Koch Industries’ Texas two-step bankruptcy move challenged

Lawyers have filed a motion to dismiss the Chapter 11 filing of a unit of Koch Industries in a test case that could help determine the future of controversial bankruptcy schemes deployed by companies to handle personal injury claims.

The motion to the bankruptcy court in the Western Division of North Carolina alleges the Chapter 11 filing by Bestwall — a unit of Koch’s building materials subsidiary Georgia Pacific — was made in “bad faith” because the company was not in financial distress.

The motion late on Friday alleges that Georgia Pacific has distributed $5.38bn in dividends to Koch Industries since the bankruptcy petition was filed in 2017, enriching the debtor’s equity holders while thousands of asbestos claimants remain uncompensated.

Bestwall, Georgia Pacific and Koch Industries have engaged in a “years long strategy of delay”, which has deprived victims of their rights to fair resolution in the tort system, it claims.

The motion to dismiss the bankruptcy filing by Bestwall was filed on behalf of Wilson Buckingham and his wife, Angelika Weiss, who allege Buckingham contracted mesothelioma, a type of cancer linked to asbestos, due to exposure to products made by Georgia Pacific.
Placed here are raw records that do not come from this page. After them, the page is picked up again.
@@ -1332,9 +1459,22 @@
   return ASRX_OK;
 }
 
+static int conv_bwd_implicit_impl(const void* dy2, const void* w2, const uint8_t* y1m, const float* x, int32_t B,
+                                  int32_t F, int32_t T, float* part, int32_t nblocks, float* dw, float* db,
+                                  const float* rs_ws, int rs_splitk, int rs_m, float* rs_out, bool launch,
+                                  hipStream_t st);
+
 extern "C" int asrx_conv_bwd_implicit(const void* dy2, const void* w2, const uint8_t* y1m, const float* x, int32_t B,
                                       int32_t F, int32_t T, float* part, int32_t nblocks, float* dw, float* db,
                                       void* stream) {
+  return conv_bwd_implicit_impl(dy2, w2, y1m, x, B, F, T, part, nblocks, dw, db, nullptr, 0, 0, nullptr, true,
+                                (hipStream_t)stream);
+}
+
+static int conv_bwd_implicit_impl(const void* dy2, const void* w2, const uint8_t* y1m, const float* x, int32_t B,
+                                  int32_t F, int32_t T, float* part, int32_t nblocks, float* dw, float* db,
+                                  const float* rs_ws, int rs_splitk, int rs_m, float* rs_out, bool launch,
+                                  hipStream_t st) {
   if (!dy2 || !w2 || !y1m || !x || !part || !dw || !db || B <= 0 || F < 7 || T < 7 || nblocks < 2)
     return ASRX_ERR_ARG;
   if (((uintptr_t)dy2 | (uintptr_t)y1m) % 16) return ASRX_ERR_ARG;
@@ -1344,11 +1484,37 @@
   const int g_even = std::max(1, std::min(nblocks - 1, (2 * nblocks + 2) / 3));
   const size_t shm = (size_t)6 * 64 * 64 * 2 + ((T1 * 8 + 15) & ~15) + sizeof(float) * 3 * T;
   if (shm > 80 * 1024 || shm < 8 * 640 * 4) return ASRX_ERR_UNSUPPORTED;
-  hipStream_t st = (hipStream_t)stream;
+  if (!launch) return ASRX_OK;
   hipLaunchKernelGGL(conv_bwd_implicit_kernel, dim3(nblocks), dim3(512), shm, st, (const bf16_t*)dy2,
                      (const bf16_t*)w2, y1m, x, B, F, T, F1, T1, F2, T2, g_even, part);
   ASRX_CHECK_LAUNCH();
-  conv1_bwd_finish(part, nblocks, dw, db, st);
+  const int rc = conv1_bwd_finish(part, nblocks, dw, db, st, rs_ws, rs_splitk, rs_m, rs_out);
+  if (rc != ASRX_OK) return rc;
+  ASRX_CHECK_LAUNCH();
+  return ASRX_OK;
+}
+
+extern "C" int asrx_front_bwd(const void* dy2, const void* y1, const void* w2, const uint8_t* y1m, const float* x,
+                              int32_t B, int32_t F, int32_t T, float* dw2, float* db2, float* ws, int64_t ws_elems,
+                              float* rws, int32_t splitk, float* part, int32_t nblocks, float* dw1, float* db1,
+                              void* stream) {
+  if (!db2 || !rws) return ASRX_ERR_ARG;
+  hipStream_t st = (hipStream_t)stream;
+  int rc = conv_bwd_implicit_impl(dy2, w2, y1m, x, B, F, T, part, nblocks, dw1, db1, rws, splitk, 64, db2, false, st);
+  if (rc != ASRX_OK) return rc;
+  const int F1 = (F - 3) / 2 + 1, T1 = (T - 3) / 2 + 1;
+  rc = asrxg::conv2_wgrad_launch(dy2, y1, B, F1, T1, dw2, db2, ws, ws_elems, rws, splitk, false, st);
+  if (rc != ASRX_OK) return rc;
+  return conv_bwd_implicit_impl(dy2, w2, y1m, x, B, F, T, part, nblocks, dw1, db1, rws, splitk, 64, db2, true, st);
+}
+
+extern "C" int asrx_conv1_bwd_finish(const float* part, int32_t nblocks, float* dw, float* db, const float* rs_ws,
+                                     int32_t rs_splitk, int32_t rs_m, float* rs_out, void* stream) {
+  if (!part || !dw || !db || nblocks <= 0) return ASRX_ERR_ARG;
+  if (rs_ws && (!rs_out || rs_splitk < 1 || rs_m < 1)) return ASRX_ERR_ARG;
+  const int rc = conv1_bwd_finish(part, nblocks, dw, db, (hipStream_t)stream, rs_ws, rs_splitk, rs_m, rs_out);
+  if (rc != ASRX_OK) return rc;
+  ASRX_CHECK_LAUNCH();
   return ASRX_OK;
 }
 
@@ -1407,15 +1573,76 @@
 }
 }
 
-extern "C" int asrx_set_seed_offset(uint64_t offset, void* stream) {
+static const SeedAddrs* seed_addrs() {
   static const SeedAddrs addrs = [] {
     return SeedAddrs{{asrx_seed_offset_addr_gemm(), asrx_seed_offset_addr_attention(), asrx_seed_offset_addr_norm(),
                       asrx_seed_offset_addr_softmax(), asrx_seed_offset_addr_frontend(),
                       asrx_seed_offset_addr_gemm_ws()}};
   }();
   for (uint64_t* q : addrs.p)
-    if (!q) return ASRX_ERR_LAUNCH;
-  hipLaunchKernelGGL(seed_offset_set_all_kernel, dim3(1), dim3(64), 0, (hipStream_t)stream, offset, addrs);
+    if (!q) return nullptr;
+  return &addrs;
+}
+
+extern "C" int asrx_set_seed_offset(uint64_t offset, void* stream) {
+  const SeedAddrs* addrs = seed_addrs();
+  if (!addrs) return ASRX_ERR_LAUNCH;
+  hipLaunchKernelGGL(seed_offset_set_all_kernel, dim3(1), dim3(64), 0, (hipStream_t)stream, offset, *addrs);
+  ASRX_CHECK_LAUNCH();
+  return ASRX_OK;
+}
+
+namespace {
+constexpr int STEP_SPANS = 5;
+constexpr int STEP_SPAN_BLOCKS = 1024;
+struct StepSpans {
+  char* dst[STEP_SPANS];
+  const char* src[STEP_SPANS];
+  int64_t bytes[STEP_SPANS];
+  int blk0[STEP_SPANS + 1];
+};
+__global__ __launch_bounds__(256) void step_begin_kernel(StepSpans sp, int nspans, uint64_t seed_offset, SeedAddrs a,
+                                                         float* hyp, float h0, float h1, float h2) {
+  if (blockIdx.x == 0) {
+    if (threadIdx.x < 6) *a.p[threadIdx.x] = seed_offset;
+    if (hyp && threadIdx.x >= 64 && threadIdx.x < 67)
+      hyp[threadIdx.x - 64] = threadIdx.x == 64 ? h0 : (threadIdx.x == 65 ? h1 : h2);
+  }
+  int i = 0;
+  while (i + 1 < nspans && sp.blk0[i + 1] <= (int)blockIdx.x) ++i;
+  if (i >= nspans || (int)blockIdx.x >= sp.blk0[i + 1]) return;
+  const int b = blockIdx.x - sp.blk0[i], nb = sp.blk0[i + 1] - sp.blk0[i];
+  const int64_t n16 = sp.bytes[i] / 16;
+  const f4_t* s = (const f4_t*)sp.src[i];
+  f4_t* d = (f4_t*)sp.dst[i];
+  for (int64_t q = (int64_t)b * 256 + threadIdx.x; q < n16; q += (int64_t)nb * 256) d[q] = s[q];
+  if (b == 0) {
+    const int64_t t = n16 * 16 + threadIdx.x;
+    if (threadIdx.x < 16 && t < sp.bytes[i]) sp.dst[i][t] = sp.src[i][t];
+  }
+}
+}
+
+extern "C" int asrx_step_begin(const int64_t* spans, int32_t nspans, uint64_t seed_offset, float* hyp, float lr,
+                               float bias_corr1, float bias_corr2, void* stream) {
+  if (nspans < 0 || nspans > STEP_SPANS || (nspans > 0 && !spans)) return ASRX_ERR_ARG;
+  const SeedAddrs* addrs = seed_addrs();
+  if (!addrs) return ASRX_ERR_LAUNCH;
+  StepSpans sp = {};
+  int blocks = 0, n = 0;
+  for (int i = 0; i < nspans; ++i) {
+    const int64_t dst = spans[3 * i], src = spans[3 * i + 1], bytes = spans[3 * i + 2];
+    if (bytes < 0 || (bytes > 0 && (!dst || !src || (dst | src) % 16))) return ASRX_ERR_ARG;
+    if (bytes == 0) continue;
+    sp.dst[n] = (char*)(uintptr_t)dst;
+    sp.src[n] = (const char*)(uintptr_t)src;
+    sp.bytes[n] = bytes;
+    sp.blk0[n] = blocks;
+    blocks += (int)std::min<int64_t>(STEP_SPAN_BLOCKS, (bytes + 4095) / 4096);
+    sp.blk0[++n] = blocks;
+  }
+  hipLaunchKernelGGL(step_begin_kernel, dim3(std::max(1, blocks)), dim3(256), 0, (hipStream_t)stream, sp, n,
+                     seed_offset, *addrs, hyp, lr, bias_corr1, bias_corr2);
   ASRX_CHECK_LAUNCH();
   return ASRX_OK;
 }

Koch Industries did not respond to a request for comment.

Georgia Pacific was the first company to use a contentious legal manoeuvre called the “Texas two-step” to manage billions of dollars of legal claims from people alleging its products containing asbestos caused their cancer. The scheme enabled the company to divide itself into two separate businesses before placing one of them, Bestwall, which contained all the asbestos claims, into bankruptcy.

Johnson & Johnson, Trane Technologies and a US unit of France-based Saint-Gobain took the same path as Georgia Pacific and deployed the “Texas two-step”, which was devised by law firm Jones Day.

The companies argue the mass tort system is broken, poses a grave financial risk to companies and is no longer an efficient forum to deliver justice to victims. Settlements can be reached more equitably and quickly by managing the cases in bankruptcy courts, they say, rather than in front of juries.

Tort lawyers reject this. They argue that bankruptcy schemes deployed by solvent corporations are an abuse of bankruptcy courts and deny wronged people their right to trial by jury. Far from hastening a settlement, they argue, the bankruptcy process puts the tort cases on hold, thus removing an incentive for companies to come to the table to negotiate a settlement.

The motion to dismiss Bestwall’s bankruptcy follows a landmark ruling issued last month by the Third US Circuit Court of Appeal, which dismissed the bankruptcy of LTL, a subsidiary of J&J, on the grounds that it was not in financial distress.

The Bestwall motion cites the J&J ruling, saying it makes clear that financial distress is the first inquiry made before a company receives the benefits of bankruptcy. Recent case law in the Fourth Circuit Court of Appeals also supports this position, it claims.

Carl Tobias, professor of law at University of Richmond, said different courts around the country were clearly now more receptive to the plaintiff’s arguments in these bankruptcy cases.

“All of that appears to be headed in the same direction to find that you can’t enter bankruptcy to avoid tort claims — and there is a threshold requirement that a company must be in distress to do so.”